Após despacharmos nossa correspondência, voltamos para a casa de Mr. Gardiner para jantarmos com a família, à convite de Mrs. Gardiner. Apesar do vitorioso resgate, o clima não estava feliz. Era perceptível a vontade de Elizabeth e sua tia em descontrair o ambiente com conversas banais, mas distrativas. Lydia estava calada e eu percebi que, apesar de ser considerada como certa falta de educação a tagarelice, a animação da irmã mais nova sempre era contagiante e o seu ar reservado e tristonho causava o mesmo efeito em seus amigos e familiares. Lydia era uma menina tola, mas feliz. Enquanto jantava pude refletir que a nossa sociedade acaba jogando todo o peso em cima de uma jovem donzela sem mesmo entender os detalhes dos acontecimentos. O fato de Lydia Bennet ter fugido com um rapaz tira toda a virtude da donzela perante a sociedade e, contudo, ao olhar para a jovem, eu vejo apenas uma criança perdida que necessita de proteção e cuidado.
Ao final do jantar, os cavalheiros permaneceram pouco tempo na antessala antes de se juntar às senhoras. Mrs. Gardiner e suas sobrinhas jogavam uma partida de cartas e logo chamaram os cavaleiros para participar. Charles e Mr. Gardiner se adiantaram, mas, ao ver Elizabeth dando lugar ao meu amigo, decidi sentar ao sofá e fingi pegar um livro para ler. Logo, ela sentou-se ao meu lado. Pus o livro de lado assim que ouvi sua voz e me inclinei em sua direção.

“Mr. Darcy...” Ela começou e eu não pude deixar de admirá-la. Seus cabelos estavam em um coque desalinhado, e alguns fios caiam pelo seu rosto. Talvez uma mulher com altos padrões não ousasse aparecer diante de ninguém desta forma, mas ela estava ali com certa intimidade com suas visitas que a permitiam estar à vontade. Por um breve momento permiti-me imaginar que seria assim que eu a veria se tivesse conseguido conquistar seu coração: e ela estava especialmente linda. “Eu não sei como poderia expressar minha gratidão ao senhor e Mr. Bingley” ela completou.

“Miss Bennet...Elizabeth, eu não sou tão hábil com as palavras como meu amigo Charles, mas eu faço as palavras dele as minhas. Algumas vezes precisamos deixar que nossos amigos cuidem de nós” Eu respondi.
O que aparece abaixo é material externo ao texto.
#define OI_FWD_EPI(FB, NH, NL, PARK, NEXT)                                                                 \
  [&](int tb, int rp) {                                                                                    \
    const int g = tb * 4 + (rp >> 1), k = 2 * (rp & 1);                                                    \
    Rows& R = rw[g & 1];                                                                                   \
    if (k == 0) {                                                                                          \
      if (g < 15) {                                                                                        \
        rw[(g + 1) & 1].a = ROW_A(FB, g + 1);                                                              \
        rw[(g + 1) & 1].b = ROW_B(FB, g + 1);                                                              \
      } else {                                                                                             \
        NEXT;                                                                                              \
      }                                                                                                    \
    }                                                                                                      \
    const f32x2 ph = film_phase2(R.a, R.b, k, acc[tb][2 * rp], acc[tb][2 * rp + 1]);                 \
    const float r0 = reduce(ph[0]), r1 = reduce(ph[1]);                                                    \
    PARK(g, k, r0);                                                                                        \
    PARK(g, k + 1, r1);                                                                                    \
    split_pair(__builtin_amdgcn_sinf(r0), __builtin_amdgcn_sinf(r1), NH[2 * tb + (rp >> 2)][rp & 3],       \
               NL[2 * tb + (rp >> 2)][rp & 3]);                                                            \
  }
  float sg = 1.f;
  auto pow2_for = [&](float U) {
    int eb = (__builtin_bit_cast(int, U) >> 23) & 0xff;
    eb = eb < 15 ? 15 : (eb > 253 ? 253 : eb);
    run *= __builtin_bit_cast(float, (eb - 14) << 23);
    sg = __builtin_bit_cast(float, (268 - eb) << 23);
  };
  const float* gmax = reinterpret_cast<const float*>(lds + F3_GMAX);
#define OI_REV_MID(L)                                                          \
  [&]() {                                                                      \
    const float m = fmaxf(vmax, __shfl_xor(vmax, 32, 64));                     \
    pow2_for(m * (hdr[H_BOUND + 6 + (L)] * gmax[(L)-1]));                      \
    vmax = 0.f;                                                                \
  }
#define OI_REV_EPI(FB, BANK, NH, NL, NEXT)                                                                 \
  [&](int tb, int rp) {                                                                                    \
    const int g = tb * 4 + (rp >> 1), k = 2 * (rp & 1);                                                    \
    Rows& R = rw[g & 1];                                                                                   \
    if (k == 0) {                                                                                          \
      if (g < 15) {                                                                                        \
        rw[(g + 1) & 1].c = ROW_G(FB, g + 1);                                                              \
      } else {                                                                                             \
        NEXT;                                                                                              \
      }                                                                                                    \
    }                                                                                                      \
    const f32x2 cs = {__builtin_amdgcn_cosf(from_acc(BANK[g][k])), __builtin_amdgcn_cosf(from_acc(BANK[g][k + 1]))};                     \
    const f32x2 v = pk_mul(pk_mul_s(f32x2{acc[tb][2 * rp], acc[tb][2 * rp + 1]}, sg),                \
                           pk_mul(f32x2{R.c[k], R.c[k + 1]}, cs));                                         \
    vmax = max3_abs(vmax, v[0], v[1]);                                                                     \
    split_pair(v[0], v[1], NH[2 * tb + (rp >> 2)][rp & 3], NL[2 * tb + (rp >> 2)][rp & 3]);                \
  }

  const LayOff y1 = lay(0), y2 = lay(1), y3 = lay(2), y4 = lay(3), y5 = lay(4), y6 = lay(5), y7 = lay(6);
  const int F0 = film_base(0), F1 = film_base(1), F2 = film_base(2), F3 = film_base(3), F4 = film_base(4),
            F5 = film_base(5), F6 = film_base(6), F7 = film_base(7), F8 = film_base(8), F9 = film_base(9);
#define NEXT_AB(FB) (rw[0].a = ROW_A(FB, 0), rw[0].b = ROW_B(FB, 0))
#define NEXT_G(FB) (rw[0].c = ROW_G(FB, 0))

  layer0(AH, AL, no_park);
  NEXT_AB(F1);
  F3_T(0);
  ring_sync();
  F3_T(2);
  prefetch(1);
  auto park0 = OI_PARK(P0);
  auto park1 = OI_PARK(P1);
  auto park2 = OI_PARK(P2);
  auto park3 = OI_PARK(P3);
  auto e1 = OI_FWD_EPI(F1, BH, BL, no_park, NEXT_AB(F2));
  stream_layer(lds, y1, AH, AL, acc, NoTail(), NoMid(), e1);
  F3_T(1);
  ring_sync();
  F3_T(2);
  prefetch(2);
  auto e2 = OI_FWD_EPI(F2, AH, AL, no_park, NEXT_AB(F3));
  stream_layer(lds, y2, BH, BL, acc, e1, NoMid(), e2);
  F3_T(1);
  ring_sync();
  F3_T(2);
  prefetch(3);
  auto e3 = OI_FWD_EPI(F3, BH, BL, park0, NEXT_AB(F4));
  stream_layer(lds, y3, AH, AL, acc, e2, NoMid(), e3);
  F3_T(1);
  ring_sync();
  F3_T(2);
  prefetch(4);
  auto e4 = OI_FWD_EPI(F4, AH, AL, park1, NEXT_AB(F5));
  stream_layer(lds, y4, BH, BL, acc, e3, NoMid(), e4);
  F3_T(1);
  ring_sync();
  F3_T(2);
  prefetch(5);
  auto e5 = OI_FWD_EPI(F5, BH, BL, park2, NEXT_AB(F6));
  stream_layer(lds, y5, AH, AL, acc, e4, NoMid(), e5);
  F3_T(1);
  ring_sync();
  F3_T(2);
  prefetch(6);
  auto e6 = OI_FWD_EPI(F6, AH, AL, park3,
                       (NEXT_AB(F7), rw[0].c = ROW_A(F9, 0), rw[0].d = ROW_SIG(0)));
  stream_layer(lds, y6, BH, BL, acc, e5, NoMid(), e6);
  F3_T(1);
  ring_sync();
  F3_T(2);
  prefetch(7);
  pow2_for(gmax[9] * 2.0f);
  const float sg7 = sg;
  auto e7 = [&](int tb, int rp) {
    const int g = tb * 4 + (rp >> 1), k = 2 * (rp & 1);
    Rows& R = rw[g & 1];
    if (k == 0) {
      if (g < 15) {
        Rows& N = rw[(g + 1) & 1];
        N.a = ROW_A(F7, g + 1);
        N.b = ROW_B(F7, g + 1);
        N.c = ROW_A(F9, g + 1);
        N.d = ROW_SIG(g + 1);
      } else {
        NEXT_G(F6);
      }
    }
    const f32x2 ph = film_phase2(R.a, R.b, k, acc[tb][2 * rp], acc[tb][2 * rp + 1]);
    f32x2 cs;
#pragma unroll
    for (int i = 0; i < 2; ++i) {
      const float r = reduce(ph[i]);
      const float sn = __builtin_amdgcn_sinf(r);
      fv[k + i] = sn;
      sdf_part = fmaf(sn, R.d[k + i], sdf_part);
      cs[i] = __builtin_amdgcn_cosf(r);
    }
    const f32x2 v = pk_mul(pk_mul_s(f32x2{R.c[k], R.c[k + 1]}, sg7), cs);
    vmax = max3_abs(vmax, v[0], v[1]);
    split_pair(v[0], v[1], BH[2 * tb + (rp >> 2)][rp & 3], BL[2 * tb + (rp >> 2)][rp & 3]);
    if (k == 2) {
      ws.store(0, g, o, fv);
      __builtin_amdgcn_raw_buffer_store_b128(__builtin_bit_cast(u32x4, fv), feat_rs, feat_off + grp_f0(g) * 4, 0, 0);
    }
  };
  stream_layer(lds, y7, AH, AL, acc, e6, NoMid(), e7);
  F3_T(1);
  ring_sync();
  F3_T(2);
  prefetch(8);

  auto r7 = OI_REV_EPI(F6, P3, AH, AL, NEXT_G(F5));
  stream_layer(lds, lay(7), BH, BL, acc, e7, OI_REV_MID(7), r7);
  {
    sdf_part += __shfl_xor(sdf_part, 32, 64);
    const float sdf_v = sdf_part + *reinterpret_cast<const float*>(lds + F3_TABS + (H_SIG + C) * 4);
    bool valid;
    const long long pt = point_of(valid);
    if (valid && h == 0) sdf_out[pt] = sdf_v;
  }
  F3_T(1);
  ring_sync();
  F3_T(2);
  prefetch(9);
  auto r6 = OI_REV_EPI(F5, P2, BH, BL, NEXT_G(F4));
  stream_layer(lds, lay(8), AH, AL, acc, r7, OI_REV_MID(6), r6);
  F3_T(1);
  ring_sync();
  F3_T(2);
  prefetch(10);
  auto r5 = OI_REV_EPI(F4, P1, AH, AL, NEXT_G(F3));
  stream_layer(lds, lay(9), BH, BL, acc, r6, OI_REV_MID(5), r5);
  F3_T(1);
  ring_sync();
  F3_T(2);
  prefetch(11);
  auto r4 = OI_REV_EPI(F3, P0, BH, BL, (void)0);
  stream_layer(lds, lay(10), AH, AL, acc, r5, OI_REV_MID(4), r4);
  F3_T(1);
  ring_sync();
  F3_T(2);
  prefetch(12);
  float one = 1.0f;
  asm volatile("" : "+v"(one));
  auto pg3 = [&](int tb, int rp) {
    const int g = tb * 4 + (rp >> 1), k = 2 * (rp & 1);
    const f32x2 a = pk_mul_s(f32x2{acc[tb][2 * rp], acc[tb][2 * rp + 1]}, one);
    vmax = max3_abs(vmax, a[0], a[1]);
    P0[g][k] = to_acc(a[0]);
    P0[g][k + 1] = to_acc(a[1]);
  };
  stream_layer(lds, lay(11), BH, BL, acc, r4, [&]() { vmax = 0.f; }, pg3);
  F3_T(1);
  ring_sync();
  F3_T(2);
  prefetch(13);
  run_tail(pg3);
  F3_T(3);

  const LayOff z1 = lay(12), z2 = lay(13);
  NEXT_AB(F1);
  layer0(AH, AL, park1);
  F3_T(0);
  auto f1 = OI_FWD_EPI(F1, BH, BL, park2, (NEXT_AB(F2), NEXT_G(F2)));
  stream_layer(lds, z1, AH, AL, acc, NoTail(), NoMid(), f1);
  F3_T(1);
  ring_sync();
  F3_T(2);
  prefetch(14);
  pow2_for(fmaxf(vmax, __shfl_xor(vmax, 32, 64)) * gmax[2]);
  vmax = 0.f;
  const float sg2 = sg;
  auto f2 = [&](int tb, int rp) {
    const int g = tb * 4 + (rp >> 1), k = 2 * (rp & 1);
    Rows& R = rw[g & 1];
    if (k == 0) {
      if (g < 15) {
        Rows& N = rw[(g + 1) & 1];
        N.a = ROW_A(F2, g + 1);
        N.b = ROW_B(F2, g + 1);
        N.c = ROW_G(F2, g + 1);
      } else {
        NEXT_G(F1);
      }
    }
    const f32x2 ph = film_phase2(R.a, R.b, k, acc[tb][2 * rp], acc[tb][2 * rp + 1]);
    const f32x2 cs = {__builtin_amdgcn_cosf(reduce(ph[0])), __builtin_amdgcn_cosf(reduce(ph[1]))};
    const f32x2 v = pk_mul(pk_mul_s(f32x2{from_acc(P0[g][k]), from_acc(P0[g][k + 1])}, sg2), pk_mul(f32x2{R.c[k], R.c[k + 1]}, cs));
    vmax = max3_abs(vmax, v[0], v[1]);
    split_pair(v[0], v[1], AH[2 * tb + (rp >> 2)][rp & 3], AL[2 * tb + (rp >> 2)][rp & 3]);
  };
  stream_layer(lds, z2, BH, BL, acc, f1, NoMid(), f2);
  F3_T(1);
  ring_sync();
  F3_T(2);
  prefetch(15);

  auto r2 = OI_REV_EPI(F1, P2, BH, BL, NEXT_G(F0));
  stream_layer(lds, lay(14), AH, AL, acc, f2, OI_REV_MID(2), r2);
  F3_T(1);
  ring_sync();
  F3_T(2);
  prefetch(16);
  auto r1 = [&](int tb, int rp) {
    const int g = tb * 4 + (rp >> 1), k = 2 * (rp & 1);
    Rows& R = rw[g & 1];
    if (k == 0 && g < 15) rw[(g + 1) & 1].c = ROW_G(F0, g + 1);
    const f32x2 cs = {__builtin_amdgcn_cosf(from_acc(P1[g][k])), __builtin_amdgcn_cosf(from_acc(P1[g][k + 1]))};
    const f32x2 v = pk_mul(f32x2{acc[tb][2 * rp], acc[tb][2 * rp + 1]}, pk_mul(f32x2{R.c[k], R.c[k + 1]}, cs));
    act[4 * g + k] = v[0];
    act[4 * g + k + 1] = v[1];
  };
  stream_layer(lds, lay(15), BH, BL, acc, r2, [&]() {}, r1);
  F3_T(1);
  run_tail(r1);
  F3_T(3);
  f32x4 fback[16];
#pragma unroll
  for (int g = 0; g < 16; ++g) fback[g] = ws.load(0, g, o);
  float gx = 0.f, gy = 0.f, gz = 0.f;
#pragma unroll
  for (int g = 0; g < 16; ++g) {
#pragma unroll
    for (int k = 0; k < 4; ++k) {
      const f32x4 w = lds_f4(lds, F3_TABS + H_TAB0 * 4 + (grp_f0(g) + k) * 16, o.h64);
      const float v = act[4 * g + k];
      gx = fmaf(v, w[0], gx);
      gy = fmaf(v, w[1], gy);
      gz = fmaf(v, w[2], gz);
    }
    if (g & 1) __builtin_amdgcn_sched_barrier(0);
  }
  gx += __shfl_xor(gx, 32, 64);
  gy += __shfl_xor(gy, 32, 64);
  gz += __shfl_xor(gz, 32, 64);
  gx *= run;
  gy *= run;
  gz *= run;
  bool valid;
  const long long pt = point_of(valid);
  if (valid && h == 0) {
    grad_out[pt * 3 + 0] = gx;
    grad_out[pt * 3 + 1] = gy;
    grad_out[pt * 3 + 2] = gz;
  }

  {
    ring_sync();
#pragma unroll
    for (int g = 0; g < 16; ++g)
#pragma unroll
      for (int k = 0; k < 4; ++k) act[4 * g + k] = fback[g][k];
    const LayOff yc = lay(16);
    const float cs3 = 1.0f / hdr[H_WSCALE + 14];
    const float vx = gx * cs3, vy = gy * cs3, vz = gz * cs3;
    float r0 = 0.f, r1 = 0.f, r2 = 0.f;
    f32x4 w0, w1, w2;
    split_limbs(act, AH, AL);
    NEXT_AB(F8);
    auto ec = [&](int tb, int rp) {
      const int g = tb * 4 + (rp >> 1), k = 2 * (rp & 1);
      Rows& R = rw[g & 1];
      if (k == 0) {
        if (g < 15) {
          rw[(g + 1) & 1].a = ROW_A(F8, g + 1);
          rw[(g + 1) & 1].b = ROW_B(F8, g + 1);
        }
        w0 = lds_f4(lds, F3_TABS + (H_RGB + 0 * C + grp_f0(g)) * 4, o.h16);
        w1 = lds_f4(lds, F3_TABS + (H_RGB + 1 * C + grp_f0(g)) * 4, o.h16);
        w2 = lds_f4(lds, F3_TABS + (H_RGB + 2 * C + grp_f0(g)) * 4, o.h16);
      }
#pragma unroll
      for (int i = 0; i < 2; ++i) {
        const f32x4 w = lds_f4(lds, F3_TABS + H_TABV * 4 + (grp_f0(g) + k + i) * 16, o.h64);
        const float u = acc[tb][2 * rp + i] + fmaf(vz, w[2], fmaf(vy, w[1], vx * w[0]));
        const float sn = __builtin_amdgcn_sinf(reduce(fmaf(R.a[k + i], u, R.b[k + i])));
        r0 = fmaf(sn, w0[k + i], r0);
        r1 = fmaf(sn, w1[k + i], r1);
        r2 = fmaf(sn, w2[k + i], r2);
      }
    };
    F3_T(5);
    stream_layer(lds, yc, AH, AL, acc, NoTail(), NoMid(), ec);
    F3_T(1);
    run_tail(ec);
    F3_T(3);
    r0 += __shfl_xor(r0, 32, 64);
    r1 += __shfl_xor(r1, 32, 64);
    r2 += __shfl_xor(r2, 32, 64);
    if (valid && h == 0 && rgb_out != nullptr) {
      const float* brgb = reinterpret_cast<const float*>(lds + F3_TABS + (H_RGB + 3 * C) * 4);
      rgb_out[pt * 3 + 0] = oi::sigmoidf_(r0 + brgb[0]);
      rgb_out[pt * 3 + 1] = oi::sigmoidf_(r1 + brgb[1]);
      rgb_out[pt * 3 + 2] = oi::sigmoidf_(r2 + brgb[2]);
    }
  }
#ifdef OI_F3_PROF
  F3_T(5);
  if (lane == 0) {
    for (int i = 0; i < 6; ++i) atomicAdd(&oi_prof3[i], pacc[i]);
    atomicAdd(&oi_prof3[6], __builtin_readcyclecounter() - tstart);
    atomicAdd(&oi_prof3[7], 1ull);
    atomicAdd(&oi_prof3[8], __builtin_readcyclecounter() - t_entry);
    atomicAdd(&oi_prof3[9], __builtin_amdgcn_s_memrealtime() - rt_entry);
  }
#endif
#undef OI_PARK
#undef OI_FWD_EPI
#undef OI_REV_EPI
#undef OI_REV_MID
#undef NEXT_AB
#undef NEXT_G
#undef ROW_A
#undef ROW_B
#undef ROW_G
#undef ROW_SIG
}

“Mas Darcy!” ela exclamou enquanto colocava suas mãos em cima da minha. Senti-me um pouco quente e tentado a retribuir o gesto. Será que se segurassem suas mãos na minha, ela se assustaria? “A fuga de Lydia...” ela olhou brevemente para a irmã. “Essa situação provavelmente complicar a vida social da nossa família e daqueles que estiverem a nossa volta. Se souberem que você e Charles mantêm contato com nossa família...”.

“Elizabeth!” eu exclamei ao mesmo tempo em que segurei suas mãos nas minhas. “Há algum tempo eu ofendi uma moça por causa de minha forma arrogante e egoísta de pensar. Eu falei mal de sua família e, apenas por causa de um modo diferente de viver, os julguei inadequados sem antes olhar para a minha própria. Eu não quero mais ser esse homem. Essa senhora me ajudou a abrir os olhos para a injustiça e arrogância da sociedade que eu me orgulhava tanto de possuir. Elizabeth, eu devo muito a você.”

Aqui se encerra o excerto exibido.